Version 2 vs Version 1

  • Version 1 is the initial, productive version of the Neos Elasticsearch adapter.
  • Version 2 has a dependency on TYPO3.TYPO3CR.Search; which contains base functionality which is also relevant for other search implementations (like the SQLite based SimpleSearch).

The configuration from Version 1 to Version 2 has changed; here's what to change:

Settings.yaml

  1. Change the base namespace for configuration from Flowpack.ElasticSearch.ContentRepositoryAdaptor to TYPO3.TYPO3CR.Search. All further adjustments are made underneath this namespace:

  2. (If it exists in your configuration:) Move indexName to elasticSearch.indexName

  3. (If it exists in your configuration:) Move log to elasticSearch.log

  4. search for mapping (inside defaultConfigurationPerType.<typeName>) and replace it by elasticSearchMapping.
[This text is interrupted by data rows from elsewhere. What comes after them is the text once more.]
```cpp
template <bool S, bool M, int I>
static hipError_t launch_one(const TraceArgs& a, bool leaf, uint32_t grid, hipStream_t st) {
    if constexpr (!S && !M) {
        if (leaf) {
            if (a.n_rays_dev) hipLaunchKernelGGL((tt_trace_leaf_kernel<true, I>), dim3(grid), dim3(TT_BLOCK), 0, st, a);
            else hipLaunchKernelGGL((tt_trace_leaf_kernel<false, I>), dim3(grid), dim3(TT_BLOCK), 0, st, a);
            return hipGetLastError();
        }
    }
    if constexpr (!S) {
        if (a.n_rays_dev) {
            hipLaunchKernelGGL((tt_trace_kernel_indirect<M, I>), dim3(grid), dim3(TT_BLOCK), 0, st, a);
            return hipGetLastError();
        }
        if (a.chunk_cost) {
            if (M) hipLaunchKernelGGL((tt_trace_kernel_ord_mat<I>), dim3(grid), dim3(TT_BLOCK), 0, st, a);
            else hipLaunchKernelGGL((tt_trace_kernel_ord<I>), dim3(grid), dim3(TT_BLOCK), 0, st, a);
            return hipGetLastError();
        }
    }
    hipLaunchKernelGGL((tt_trace_kernel<S, M, I>), dim3(grid), dim3(TT_BLOCK), 0, st, a);
    return hipGetLastError();
}

template <bool S, bool M>
static hipError_t launch_info(const TraceArgs& a, int info, bool leaf, uint32_t grid, hipStream_t st) {
    if (info == 0) return launch_one<S, M, 0>(a, leaf, grid, st);
    if (info == 1) return launch_one<S, M, 1>(a, leaf, grid, st);
    return launch_one<S, M, 2>(a, leaf, grid, st);
}

hipError_t tt_launch_trace(const TraceArgs& a, bool stats, bool matcheck, int info, bool leaf, uint32_t grid,
                           hipStream_t st) {
    if (leaf && (stats || matcheck || a.chunk_cost || !root_one_instance(a.root))) return hipErrorInvalidValue;
    if (stats)
        return matcheck ? launch_info<true, true>(a, info, false, grid, st) : launch_info<true, false>(a, info, false, grid, st);
    return matcheck ? launch_info<false, true>(a, info, false, grid, st) : launch_info<false, false>(a, info, leaf, grid, st);
}

hipError_t tt_trace_occupancy_table(int* out24) {
    out24[0] = occupancy_of(tt_trace_kernel<false, false, 0>);
    out24[1] = occupancy_of(tt_trace_kernel<false, false, 1>);
    out24[2] = occupancy_of(tt_trace_kernel<false, false, 2>);
    out24[3] = occupancy_of(tt_trace_kernel<false, true, 0>);
    out24[4] = occupancy_of(tt_trace_kernel<false, true, 1>);
    out24[5] = occupancy_of(tt_trace_kernel<false, true, 2>);
    out24[6] = occupancy_of(tt_trace_kernel<true, false, 0>);
    out24[7] = occupancy_of(tt_trace_kernel<true, false, 1>);
    out24[8] = occupancy_of(tt_trace_kernel<true, false, 2>);
    out24[9] = occupancy_of(tt_trace_kernel<true, true, 0>);
    out24[10] = occupancy_of(tt_trace_kernel<true, true, 1>);
    out24[11] = occupancy_of(tt_trace_kernel<true, true, 2>);
    out24[12] = occupancy_of(tt_trace_kernel_ord<0>);
    out24[13] = occupancy_of(tt_trace_kernel_ord<1>);
    out24[14] = occupancy_of(tt_trace_kernel_ord<2>);
    out24[15] = occupancy_of(tt_trace_kernel_ord_mat<0>);
    out24[16] = occupancy_of(tt_trace_kernel_ord_mat<1>);
    out24[17] = occupancy_of(tt_trace_kernel_ord_mat<2>);
    out24[18] = occupancy_of(tt_trace_leaf_kernel<false, 0>);
    out24[19] = occupancy_of(tt_trace_leaf_kernel<false, 1>);
    out24[20] = occupancy_of(tt_trace_leaf_kernel<false, 2>);
    out24[21] = occupancy_of(tt_trace_leaf_kernel<true, 0>);
    out24[22] = occupancy_of(tt_trace_leaf_kernel<true, 1>);
    out24[23] = occupancy_of(tt_trace_leaf_kernel<true, 2>);
    return hipGetLastError();
}

uint32_t tt_trace_block_size() { return TT_BLOCK; }
uint32_t tt_trace_chunk_rays() { return TT_CHUNK_BIG; }
uint32_t tt_trace_lds_bytes(bool leaf) {
    const uint32_t stack = (uint32_t)((leaf ? lds_depth_of<1>() : lds_depth_of<0>()) * TT_BLOCK * sizeof(uint2));
    return stack + (leaf && TT_LEAF_POOL ? (uint32_t)(3 * TT_BLOCK * sizeof(uint4)) : 0u);
}
uint32_t tt_trace_spill_entries() {
    constexpr int depth = lds_depth_of<1>() < lds_depth_of<0>() ? lds_depth_of<1>() : lds_depth_of<0>();
    return depth >= TT_STACK_SIZE ? 0u : (uint32_t)(TT_STACK_SIZE - depth);
}
```

truetrace-unity-pathtracer_amd/csrc/tt_traverse.h:

```cpp
#ifndef TT_TRAVERSE_H
#define TT_TRAVERSE_H
#include "tt_device.h"

#define TT_WAVE 64
#ifndef TT_BLOCK
#define TT_BLOCK 64
#endif
#ifndef TT_SEGS
#define TT_SEGS 8
#endif
#ifndef TT_CHUNK_BIG
#define TT_CHUNK_BIG 64
#endif
#ifndef TT_REFILL_MIN
#define TT_REFILL_MIN 20
#endif
#ifndef TT_PUSH_FAST
#define TT_PUSH_FAST 1
#endif
#ifndef TT_DRAIN_PRIO
#define TT_DRAIN_PRIO 2
#endif
#ifndef TT_LONG_PRIO
#define TT_LONG_PRIO 64
#endif
#ifndef TT_LONG_PRIO_LEVEL
#define TT_LONG_PRIO_LEVEL 2
#endif
#ifndef TT_UNIFORM_POOL
#define TT_UNIFORM_POOL 1
#endif
#ifndef TT_LDS_STACK
#define TT_LDS_STACK 12
#endif
#ifndef TT_LEAF_POOL
#define TT_LEAF_POOL 1
#endif
#ifndef TT_LEAF_LDS_STACK
#define TT_LEAF_LDS_STACK 6
#endif
#ifndef TT_LEAF_ROOT_STEP
#define TT_LEAF_ROOT_STEP 1
#endif
#ifndef TT_WAVES_PER_EU
#define TT_WAVES_PER_EU 0
#endif
#if TT_WAVES_PER_EU > 0
#define TT_BOUNDS __launch_bounds__(TT_BLOCK, TT_WAVES_PER_EU)
#else
#define TT_BOUNDS __launch_bounds__(TT_BLOCK)
#endif

#ifdef TT_DIAG_BLOCKS
#define TT_DB_N 32
__shared__ unsigned long long tt_db[TT_DB_N];
#define TT_DB(k)                                                                               \
    do {                                                                                       \
        const uint64_t m_ = __ballot(1);                                                       \
        if ((threadIdx.x & 63u) == (uint32_t)__builtin_ctzll(m_)) atomicAdd(&tt_db[k], 1ull); \
    } while (0)
#define TT_DL(k, pred)                                                                         \
    do {                                                                                       \
        const uint64_t p_ = __ballot(pred), m_ = __ballot(1);                                  \
        if ((threadIdx.x & 63u) == (uint32_t)__builtin_ctzll(m_))                              \
            atomicAdd(&tt_db[k], (unsigned long long)__popcll(p_));                            \
    } while (0)
#else
#define TT_DB(k) \
    do {         \
    } while (0)
#define TT_DL(k, pred) \
    do {               \
    } while (0)
#endif

namespace {

struct LaneRay {
    float ox, oy, oz, dx, dy, dz, ix, iy, iz;
};

__device__ __forceinline__ float fma_(float a, float b, float c) { return __builtin_fmaf(a, b, c); }
__device__ __forceinline__ uint32_t firstbithigh(uint32_t x) { return 31u - (uint32_t)__builtin_clz(x); }

__device__ __forceinline__ uint32_t octant_inv4(const LaneRay& r) {
    return (r.dx < 0.0f ? 0u : 0x04040404u) | (r.dy < 0.0f ? 0u : 0x02020202u) |
           (r.dz < 0.0f ? 0u : 0x01010101u);
}


typedef uint32_t u32x4 __attribute__((ext_vector_type(4)));
__device__ __forceinline__ __amdgpu_buffer_rsrc_t buffer_rsrc(const void* base, uint32_t bytes) {
    return __builtin_amdgcn_make_buffer_rsrc(const_cast<void*>(base), 0, (int)bytes, 0x00020000);
}
#ifndef TT_TRI_CPOL
#define TT_TRI_CPOL 0
#endif
#ifndef TT_NODE_CPOL
#define TT_NODE_CPOL 0
#endif
template <int CPOL = 0>
__device__ __forceinline__ uint4 buffer_load16(__amdgpu_buffer_rsrc_t r, uint32_t off) {
    const u32x4 v = __builtin_amdgcn_raw_buffer_load_b128(r, off, 0, CPOL);
    return make_uint4(v.x, v.y, v.z, v.w);
}
typedef uint32_t u32x2 __attribute__((ext_vector_type(2)));
template <int CPOL = 0>
__device__ __forceinline__ uint2 buffer_load8(__amdgpu_buffer_rsrc_t r, uint32_t off) {
    const u32x2 v = __builtin_amdgcn_raw_buffer_load_b64(r, off, 0, CPOL);
    return make_uint2(v.x, v.y);
}
template <int CPOL = 0>
__device__ __forceinline__ uint32_t buffer_load4(__amdgpu_buffer_rsrc_t r, uint32_t off) {
    return __builtin_amdgcn_raw_buffer_load_b32(r, off, 0, CPOL);
}
static_assert(TT_NODE_STRIDE == 80 || TT_NODE_STRIDE == 128, "node stride: 80 (the reference array) or 128");
__device__ __forceinline__ uint32_t node_offset(uint32_t i) {
    if (TT_NODE_STRIDE == 128) return i << 7;
    uint32_t r;
    asm("v_lshl_add_u32 %0, %1, 2, %1\n\tv_lshlrev_b32 %0, 4, %0" : "=&v"(r) : "v"(i));
    return r;
}
__device__ __forceinline__ uint32_t tri_offset(uint32_t i) {
    uint32_t r;
    asm("v_lshl_add_u32 %0, %1, 1, %1\n\tv_lshlrev_b32 %0, 4, %0" : "=&v"(r) : "v"(i));
    return r;
}

__device__ __forceinline__ uint32_t node_intersect(const uint4 n0, const uint4 n1, const uint4 n2,
                                                   const uint4 n3, const uint4 n4, const LaneRay& r,
                                                   uint32_t oct_inv4, float max_distance) {
    const uint32_t w = n0.w;
    uint32_t ex, ey, ez;
    asm("v_lshlrev_b32_sdwa %0, %1, %2 dst_sel:DWORD dst_unused:UNUSED_PAD src0_sel:DWORD src1_sel:BYTE_0"
        : "=v"(ex) : "s"(23u), "v"(w));
    asm("v_lshlrev_b32_sdwa %0, %1, %2 dst_sel:DWORD dst_unused:UNUSED_PAD src0_sel:DWORD src1_sel:BYTE_1"
        : "=v"(ey) : "s"(23u), "v"(w));
    asm("v_lshlrev_b32_sdwa %0, %1, %2 dst_sel:DWORD dst_unused:UNUSED_PAD src0_sel:DWORD src1_sel:BYTE_2"
        : "=v"(ez) : "s"(23u), "v"(w));
    const float adjx = __uint_as_float(ex) * r.ix;
    const float adjy = __uint_as_float(ey) * r.iy;
    const float adjz = __uint_as_float(ez) * r.iz;
    const float orgx = r.ix * (__uint_as_float(n0.x) - r.ox);
    const float orgy = r.iy * (__uint_as_float(n0.y) - r.oy);
    const float orgz = r.iz * (__uint_as_float(n0.z) - r.oz);
    const bool nx = r.dx < 0.0f, ny = r.dy < 0.0f, nz = r.dz < 0.0f;
    uint32_t hit_mask = 0;
#pragma unroll
    for (int i = 0; i < 2; i++) {
        const uint32_t meta4 = i == 0 ? n1.z : n1.w;
        const uint32_t is_inner4 = (meta4 & (meta4 << 1)) & 0x10101010u;
        const uint32_t inner_mask4 = (is_inner4 >> 1) - (is_inner4 >> 4);
        const uint32_t bit_index4 = (meta4 ^ (oct_inv4 & inner_mask4)) & 0x1f1f1f1fu;
        const uint32_t child_bits4 = (meta4 >> 5) & 0x07070707u;
        const uint32_t qlx = i == 0 ? n2.x : n2.y, qhx = i == 0 ? n2.z : n2.w;
        const uint32_t qly = i == 0 ? n3.x : n3.y, qhy = i == 0 ? n3.z : n3.w;
        const uint32_t qlz = i == 0 ? n4.x : n4.y, qhz = i == 0 ? n4.z : n4.w;
        const uint32_t x_min = nx ? qhx : qlx, x_max = nx ? qlx : qhx;
        const uint32_t y_min = ny ? qhy : qly, y_max = ny ? qly : qhy;
        const uint32_t z_min = nz ? qhz : qlz, z_max = nz ? qlz : qhz;
#pragma unroll
        for (int j = 0; j < 4; j++) {
            const float tminx = fma_((float)((x_min >> (j * 8)) & 0xffu), adjx, orgx);
            const float tminy = fma_((float)((y_min >> (j * 8)) & 0xffu), adjy, orgy);
            const float tminz = fma_((float)((z_min >> (j * 8)) & 0xffu), adjz, orgz);
            const float tmaxx = fma_((float)((x_max >> (j * 8)) & 0xffu), adjx, orgx);
            const float tmaxy = fma_((float)((y_max >> (j * 8)) & 0xffu), adjy, orgy);
            const float tmaxz = fma_((float)((z_max >> (j * 8)) & 0xffu), adjz, orgz);
            const float tmin = fmaxf(fmaxf(tminx, tminy), fmaxf(tminz, 1e-8f));
            float tmaxz_c;
            asm("v_min_f32 %0, %1, %2" : "=v"(tmaxz_c) : "v"(tmaxz), "v"(max_distance));
            const float tmax = fminf(fminf(tmaxx, tmaxy), tmaxz_c);
            uint32_t bits;
            if (j == 0)
                asm("v_lshlrev_b32_sdwa %0, %1, %2 dst_sel:DWORD dst_unused:UNUSED_PAD src0_sel:BYTE_0 src1_sel:BYTE_0"
                    : "=v"(bits) : "v"(bit_index4), "v"(child_bits4));
            else if (j == 1)
                asm("v_lshlrev_b32_sdwa %0, %1, %2 dst_sel:DWORD dst_unused:UNUSED_PAD src0_sel:BYTE_1 src1_sel:BYTE_1"
                    : "=v"(bits) : "v"(bit_index4), "v"(child_bits4));
            else if (j == 2)
                asm("v_lshlrev_b32_sdwa %0, %1, %2 dst_sel:DWORD dst_unused:UNUSED_PAD src0_sel:BYTE_2 src1_sel:BYTE_2"
                    : "=v"(bits) : "v"(bit_index4), "v"(child_bits4));
            else
                asm("v_lshlrev_b32_sdwa %0, %1, %2 dst_sel:DWORD dst_unused:UNUSED_PAD src0_sel:BYTE_3 src1_sel:BYTE_3"
                    : "=v"(bits) : "v"(bit_index4), "v"(child_bits4));
            hit_mask |= (tmin < tmax) ? bits : 0u;
        }
    }
    return hit_mask;
}


__device__ __forceinline__ uint32_t take_child(uint2& cg, uint32_t oct) {
    const uint32_t cio = firstbithigh(cg.y);
    const uint32_t slot = (cio - 24u) ^ (oct & 0xffu);
    const uint32_t rel = __builtin_popcount(cg.y & ~(0xffffffffu << slot));
    const uint32_t child = cg.x + rel;
    cg.y &= ~(1u << cio);
    return child;
}
struct NodeWords {
    uint4 n0, n1, n2, n3, n4;
};
template <int CPOL>
__device__ __forceinline__ NodeWords load_node(__amdgpu_buffer_rsrc_t nodes, uint32_t child) {
    const uint32_t no = node_offset(child);
    return NodeWords{buffer_load16<CPOL>(nodes, no), buffer_load16<CPOL>(nodes, no + 16u),
                     buffer_load16<CPOL>(nodes, no + 32u), buffer_load16<CPOL>(nodes, no + 48u),
                     buffer_load16<CPOL>(nodes, no + 64u)};
}
__device__ __forceinline__ NodeWords load_node_uniform(const uint4* nodes, uint32_t n_nodes, uint32_t node) {
    u32x4 a = {0u, 0u, 0u, 0u}, b = a, c = a, d = a, e = a;
    if (node < n_nodes) {
        const char* p = reinterpret_cast<const char*>(nodes) + (size_t)node * TT_NODE_STRIDE;
        asm volatile("s_nop 4\n\t"
                     "s_load_dwordx4 %0, %5, 0x0\n\t"
                     "s_load_dwordx4 %1, %5, 0x10\n\t"
                     "s_load_dwordx4 %2, %5, 0x20\n\t"
                     "s_load_dwordx4 %3, %5, 0x30\n\t"
                     "s_load_dwordx4 %4, %5, 0x40\n\t"
                     "s_waitcnt lgkmcnt(0)"
                     : "=&s"(a), "=&s"(b), "=&s"(c), "=&s"(d), "=&s"(e)
                     : "s"(p));
    }
    return NodeWords{make_uint4(a.x, a.y, a.z, a.w), make_uint4(b.x, b.y, b.z, b.w), make_uint4(c.x, c.y, c.z, c.w),
                     make_uint4(d.x, d.y, d.z, d.w), make_uint4(e.x, e.y, e.z, e.w)};
}
__device__ __forceinline__ uint2 node_group(uint32_t hitmask, const NodeWords& n, int32_t NodeOffset) {
    return make_uint2(n.n1.x + (uint32_t)NodeOffset, (hitmask & 0xff000000u) | (n.n0.w >> 24));
}
__device__ __forceinline__ uint2 tri_group(uint32_t hitmask, const NodeWords& n, int32_t TriOffset) {
    return make_uint2(n.n1.y + (uint32_t)TriOffset, hitmask & 0x00ffffffu);
}
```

  5. Inside the indexing expressions (at defaultConfigurationPerType.<typeName>), replace ElasticSearch. by Indexing..

NodeTypes.yaml

  1. Replace elasticSearch by search. This replaces both <YourNodeType>.elasticSearch and <YourNodeType>.properties.<propertyName>.elasticSearch.

  2. search for mapping (inside <YourNodeType>.properties.<propertyName>.search) and replace it by elasticSearchMapping.

  3. Replace ElasticSeach.fulltext by Indexing

  4. Search for ElasticSearch. (inside the indexing expressions) and replace them by Indexing.